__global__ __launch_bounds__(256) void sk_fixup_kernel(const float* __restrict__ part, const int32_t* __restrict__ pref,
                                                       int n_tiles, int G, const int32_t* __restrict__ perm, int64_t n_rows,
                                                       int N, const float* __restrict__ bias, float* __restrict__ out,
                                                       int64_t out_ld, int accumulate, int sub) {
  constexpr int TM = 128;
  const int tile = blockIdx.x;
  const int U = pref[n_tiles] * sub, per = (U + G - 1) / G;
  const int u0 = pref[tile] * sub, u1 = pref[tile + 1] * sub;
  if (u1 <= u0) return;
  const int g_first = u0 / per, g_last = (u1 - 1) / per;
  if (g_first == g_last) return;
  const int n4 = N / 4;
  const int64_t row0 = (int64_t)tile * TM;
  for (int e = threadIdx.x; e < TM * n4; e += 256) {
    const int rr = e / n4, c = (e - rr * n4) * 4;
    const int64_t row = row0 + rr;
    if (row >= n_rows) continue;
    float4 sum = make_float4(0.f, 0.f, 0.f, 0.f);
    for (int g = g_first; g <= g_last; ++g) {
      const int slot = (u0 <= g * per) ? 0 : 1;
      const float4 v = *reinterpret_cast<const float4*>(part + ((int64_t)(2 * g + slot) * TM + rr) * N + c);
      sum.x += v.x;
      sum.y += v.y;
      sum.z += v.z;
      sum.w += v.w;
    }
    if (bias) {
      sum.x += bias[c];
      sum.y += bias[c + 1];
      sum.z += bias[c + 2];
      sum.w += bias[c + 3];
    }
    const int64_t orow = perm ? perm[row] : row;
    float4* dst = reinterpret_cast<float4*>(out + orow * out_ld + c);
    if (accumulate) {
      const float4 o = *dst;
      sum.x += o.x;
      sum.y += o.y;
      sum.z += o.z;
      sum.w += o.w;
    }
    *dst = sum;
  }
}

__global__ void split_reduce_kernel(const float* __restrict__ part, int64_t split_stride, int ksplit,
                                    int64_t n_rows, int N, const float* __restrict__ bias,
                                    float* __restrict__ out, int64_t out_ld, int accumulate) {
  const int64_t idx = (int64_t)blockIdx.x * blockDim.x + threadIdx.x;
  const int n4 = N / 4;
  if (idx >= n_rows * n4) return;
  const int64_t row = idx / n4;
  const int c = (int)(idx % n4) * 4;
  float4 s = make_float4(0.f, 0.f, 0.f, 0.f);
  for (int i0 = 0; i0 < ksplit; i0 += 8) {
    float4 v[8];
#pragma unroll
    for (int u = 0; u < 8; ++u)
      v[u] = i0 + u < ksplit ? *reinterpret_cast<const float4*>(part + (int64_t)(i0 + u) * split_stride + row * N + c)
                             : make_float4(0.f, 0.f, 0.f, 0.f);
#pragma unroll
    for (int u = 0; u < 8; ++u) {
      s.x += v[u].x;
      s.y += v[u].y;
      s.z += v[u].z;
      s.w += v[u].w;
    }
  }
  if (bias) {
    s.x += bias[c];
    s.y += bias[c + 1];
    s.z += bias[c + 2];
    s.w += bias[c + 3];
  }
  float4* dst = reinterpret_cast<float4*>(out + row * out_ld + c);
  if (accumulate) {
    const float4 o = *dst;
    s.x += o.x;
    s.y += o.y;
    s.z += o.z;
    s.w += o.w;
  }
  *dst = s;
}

## WORK ITEM
Please count the lines in the material above that hold "ksplit", and state only the number.

## RESPONSE TO THIS EXERCISE
3